3.2.3. Trial of 100 nm/s Fluid Velocity

The inlet velocity is increased again by 50 nm/s to 100 nm/s. At 15 s, the velocity has increased compared to Figure 5. The crests and troughs of the sin wave are redder than the previous figure, and the trail’s color is also more prominent. As expected, the inlet velocity is lower than the outlet velocity, and their difference is proportional to the previous inlet/outlet velocity difference. By further increasing the inlet velocity, we expect the outlet velocity to increase. In this condition, both the hydrodynamics force and ACEO phenomenon play a noticeable role for fluid flow inside the channel. To generate ACEO fluid flow, we applied voltage and frequency (1200 kHz) to electrodes. The color bar on the left side of Figure 6 represents the velocity magnitude (m/s) inside the channel.

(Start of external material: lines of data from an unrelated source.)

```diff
-struct LdsKernelLayout {
-  uint32_t off_ring, off_nodes, off_refs, off_spheres, off_moving, total;
-};
-__host__ __device__ inline LdsKernelLayout ldsk_layout(uint32_t levels, uint32_t ring_cap, const LdsSceneDims& d) {
-  LdsKernelLayout L;
-  uint32_t o = levels * LDSK_BLOCK * 2u;
-  o = (o + 15u) & ~15u;
-  L.off_ring = o; o += (LDSK_BLOCK / 64u) * ring_bytes(ring_cap);
-  L.off_nodes = o; o += (d.n_nodes * d.node_dwords * 4u + 15u) & ~15u;
-  L.off_refs = o;
-  L.off_spheres = o; o += (d.n_spheres * (uint32_t)sizeof(rt::FlatSphere) + 15u) & ~15u;
-  L.off_moving = o; o += (d.n_moving * (uint32_t)sizeof(rt::FlatMovingSphere) + 15u) & ~15u;
-  L.total = o;
-  return L;
-}
-
+
+typedef __attribute__((address_space(3))) unsigned char LdsByte;
+typedef __attribute__((address_space(3))) float LdsF32;
+typedef __attribute__((address_space(3))) int32_t LdsI32;
+typedef __attribute__((address_space(3))) short LdsI16;
+typedef __attribute__((address_space(3))) unsigned short LdsU16;
+__device__ __forceinline__ const LdsByte* lds_at(uint32_t addr) { return (const LdsByte*)(uintptr_t)addr; }
 struct LdsStack16 {
-  unsigned short* base;
-  int n;
-  __device__ __forceinline__ void init() { base[0] = 0xFFFFu; n = 1; }
-  __device__ __forceinline__ void reset() { n = 1; }
-  __device__ __forceinline__ void push(int32_t v) { base[n * LDSK_BLOCK] = (unsigned short)v; ++n; }
-  __device__ __forceinline__ int32_t pop() { --n; return (int32_t)(short)base[n * LDSK_BLOCK]; }
-  __device__ __forceinline__ int32_t top() const { return (int32_t)(short)base[(n - 1) * LDSK_BLOCK]; }
+  uint32_t bottom, sp;
+  __device__ __forceinline__ void init() { *(LdsU16*)lds_at(bottom) = 0xFFFFu; sp = bottom; }
+  __device__ __forceinline__ void reset() { sp = bottom; }
+  __device__ __forceinline__ void set_top(int32_t v) { *(LdsU16*)lds_at(sp) = (unsigned short)v; }
+  __device__ __forceinline__ void push(int32_t v) { sp += LDSK_LEVEL_BYTES; set_top(v); }
+  __device__ __forceinline__ int32_t top() const { return (int32_t)*(const LdsI16*)lds_at(sp); }
+  __device__ __forceinline__ int32_t pop() { const int32_t v = top(); sp -= LDSK_LEVEL_BYTES; return v; }
+  __device__ __forceinline__ void move(bool hf, bool hs) {
+    int32_t d = -1;
+    d += (int32_t)hf;
+    d += (int32_t)hs;
+    sp += (uint32_t)d * LDSK_LEVEL_BYTES;
+  }
 };
 __host__ __device__ __forceinline__ int32_t ldsk_item(int32_t child) {
   if (child >= 0) return child;
@@ -68,7 +58,7 @@
   const int32_t root = bvh.a | (sv.nodes32[bvh.a].axis << 13);
   const uint32_t first_ref = (uint32_t)bvh.b;
 
-  uint32_t* const lds_nodes = (uint32_t*)(ldsk + L.off_nodes);
+  uint32_t* const lds_nodes = (uint32_t*)(ldsk + LDSK_OFF_NODES);
   rt::FlatSphere* const lds_spheres = (rt::FlatSphere*)(ldsk + L.off_spheres);
   rt::FlatMovingSphere* const lds_moving = (rt::FlatMovingSphere*)(ldsk + L.off_moving);
   {
@@ -127,7 +117,7 @@
   lsv.moving_spheres = lds_moving;
 
   LdsStack16 stack;
-  stack.base = (unsigned short*)ldsk + threadIdx.x;
+  stack.bottom = (uint32_t)(uintptr_t)(LdsByte*)ldsk + L.off_stacks + threadIdx.x * 2u;
   stack.init();
   double* const ring_f = (double*)(ldsk + L.off_ring + (threadIdx.x >> 6) * ring_bytes(ring_cap));
   uint32_t* const ring_g = (uint32_t*)(ring_f + RING_F64 * ring_cap);
@@ -204,18 +194,18 @@
     }
     const uint32_t threshold = (queue_empty && ring_n == 0u) ? 1u : walk_threshold;
     auto node_step = [&]() {
-      const unsigned char* nd = (const unsigned char*)(lds_nodes + ((uint32_t)cur & 0x1FFFu) * ND);
+      const LdsByte* nd = lds_at(LDSK_OFF_NODES + ((uint32_t)cur & 0x1FFFu) * (ND * 4u));
       const uint32_t first_b = __builtin_amdgcn_ubfe(flip_b, ((uint32_t)cur >> 10) & 0x18u, 8u);
-      const unsigned char* bf = nd + first_b;
-      const unsigned char* bs = nd + (CB - first_b);
-      const float *fx = (const float*)(bf + off_x), *fy = (const float*)(bf + off_y), *fz = (const float*)(bf + off_z);
-      const float *sx = (const float*)(bs + off_x), *sy = (const float*)(bs + off_y), *sz = (const float*)(bs + off_z);
-      const int32_t top = stack.top();
+      const LdsByte* bf = nd + first_b;
+      const LdsByte* bs = nd + (CB - first_b);
+      const LdsF32 *fx = (const LdsF32*)(bf + off_x), *fy = (const LdsF32*)(bf + off_y), *fz = (const LdsF32*)(bf + off_z);
+      const LdsF32 *sx = (const LdsF32*)(bs + off_x), *sy = (const LdsF32*)(bs + off_y), *sz = (const LdsF32*)(bs + off_z);
+      int32_t top = stack.top();
       bool hf, hs;
       if (MOTION >= 2u) {
         constexpr uint32_t SO = 9u - 3u * MA;
-        const float* fm = MA == 0u ? fx : (MA == 1u ? fy : fz);
-        const float* sm = MA == 0u ? sx : (MA == 1u ? sy : sz);
+        const auto* fm = MA == 0u ? fx : (MA == 1u ? fy : fz);
+        const auto* sm = MA == 0u ? sx : (MA == 1u ? sy : sz);
         const float fn = __builtin_fmaf(s32, fm[SO], fm[0]), ff = __builtin_fmaf(s32, fm[SO + 1u], fm[1]);
         const float sn = __builtin_fmaf(s32, sm[SO], sm[0]), sf = __builtin_fmaf(s32, sm[SO + 1u], sm[1]);
         hf = rt::cull32_may_hit_nf_pos(MA == 0u ? fn : fx[0], MA == 0u ? ff : fx[1], MA == 1u ? fn : fy[0], MA == 1u ? ff : fy[1],
@@ -231,11 +221,12 @@
         hf = rt::cull32_may_hit_nf_pos(fx[0], fx[1], fy[0], fy[1], fz[0], fz[1], q, t_max32);
         hs = rt::cull32_may_hit_nf_pos(sx[0], sx[1], sy[0], sy[1], sz[0], sz[1], q, t_max32);
       }
-      const int32_t cf = *(const int32_t*)(bf + ITEM_OFF), cs = *(const int32_t*)(bs + ITEM_OFF);
+      int32_t cf = *(const LdsI32*)(bf + ITEM_OFF), cs = *(const LdsI32*)(bs + ITEM_OFF);
+      asm volatile("" : "+v"(top), "+v"(cf), "+v"(cs));
       const bool both = hf && hs;
-      if (both) stack.base[stack.n * LDSK_BLOCK] = (unsigned short)cs;
       cur = hf ? cf : (hs ? cs : top);
-      stack.n += (int)both - (int)!(hf || hs);
+      stack.move(hf, hs);
+      if (both) stack.set_top(cs);
     };
     auto leaf_test = [&](uint32_t slot) {
       const rt::PrimRef ref = rt::make_primref(UNI ? rt::PRIM_MOVING_SPHERE : rt::PRIM_SPHERE, slot);
@@ -250,28 +241,35 @@
       }
       if (ok && !(t == best.t && slot < best.order)) { best.t = t; best.ref = ref; best.order = slot; }
     };
-    for (;;) {
-      const bool is_node = cur >= 0;
-      const bool is_leaf = cur < -1;
-      const uint32_t n_node = (uint32_t)__popcll(wave_ballot(is_node)), n_leaf = (uint32_t)__popcll(wave_ballot(is_leaf));
-      if (n_node + n_leaf < threshold) break;
-      if (n_node * leaf_weight >= n_leaf) {
-        if (is_node) node_step();
+    {
+      bool is_node = cur >= 0;
+      bool is_leaf = cur < -1;
+      uint32_t n_node = (uint32_t)__popcll(wave_ballot(is_node)), n_leaf = (uint32_t)__popcll(wave_ballot(is_leaf));
+      if (n_node + n_leaf >= threshold) {
+        do {
+          if (n_node * leaf_weight >= n_leaf) {
+            if (is_node) node_step();
 #if LDSK_NODE_BURST >= 2
-        if (cur >= 0) node_step();
+            if (cur >= 0) node_step();
 #endif
-      } else {
-        if (is_leaf) {
-          const uint32_t f = ((uint32_t)cur & 0x7FFFu) >> 2;
-          if (single_leaf) {
-            leaf_test(f);
           } else {
-            const uint32_t k = ((uint32_t)cur & 3u) + 1u;
-            for (uint32_t i = 0; i < k; ++i) leaf_test(f + i);
+            if (is_leaf) {
+              const uint32_t f = ((uint32_t)cur & 0x7FFFu) >> 2;
+              if (single_leaf) {
+                leaf_test(f);
+              } else {
+                const uint32_t k = ((uint32_t)cur & 3u) + 1u;
+                for (uint32_t i = 0; i < k; ++i) leaf_test(f + i);
+              }
+              t_max32 = rt::cull_round_up(best.t);
+              cur = stack.pop();
+            }
           }
-          t_max32 = rt::cull_round_up(best.t);
-          cur = stack.pop();
-        }
+          is_node = cur >= 0;
+          is_leaf = cur < -1;
+          n_node = (uint32_t)__popcll(wave_ballot(is_node));
+          n_leaf = (uint32_t)__popcll(wave_ballot(is_leaf));
+        } while (n_node + n_leaf >= threshold);
       }
     }
     if (midwalk && cur == LDSK_DONE) {
```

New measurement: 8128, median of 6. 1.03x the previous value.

200 nm/s—The fourth time we ran the simulation, the inlet velocity was increased by 100 nm/s, giving a total of 200 nm/s inlet velocity. The fluid motion was faster, as shown by the intense-colored sin wave. The colors have changed again, and the previous trials sin wave is now greener with peaks and troughs that are not as red but more yellow. In other words, once we increase the inlet velocity to 200 nm/s, the magnitude of the velocity of the fluid decreases at the location of the wave’s extremes compared to Figure 6. The difference between the velocity magnitude of the inlet vs. the outlet is consistent with the previous trials, as the red inlet contrasts with the blue outlet. In this condition, the hydrodynamic force was dominated by the fluid flow, but the ACEO force was negligible compared to the hydrodynamics force. The color bar on the left side of Figure 7 represents the velocity magnitude (m/s) inside the channel.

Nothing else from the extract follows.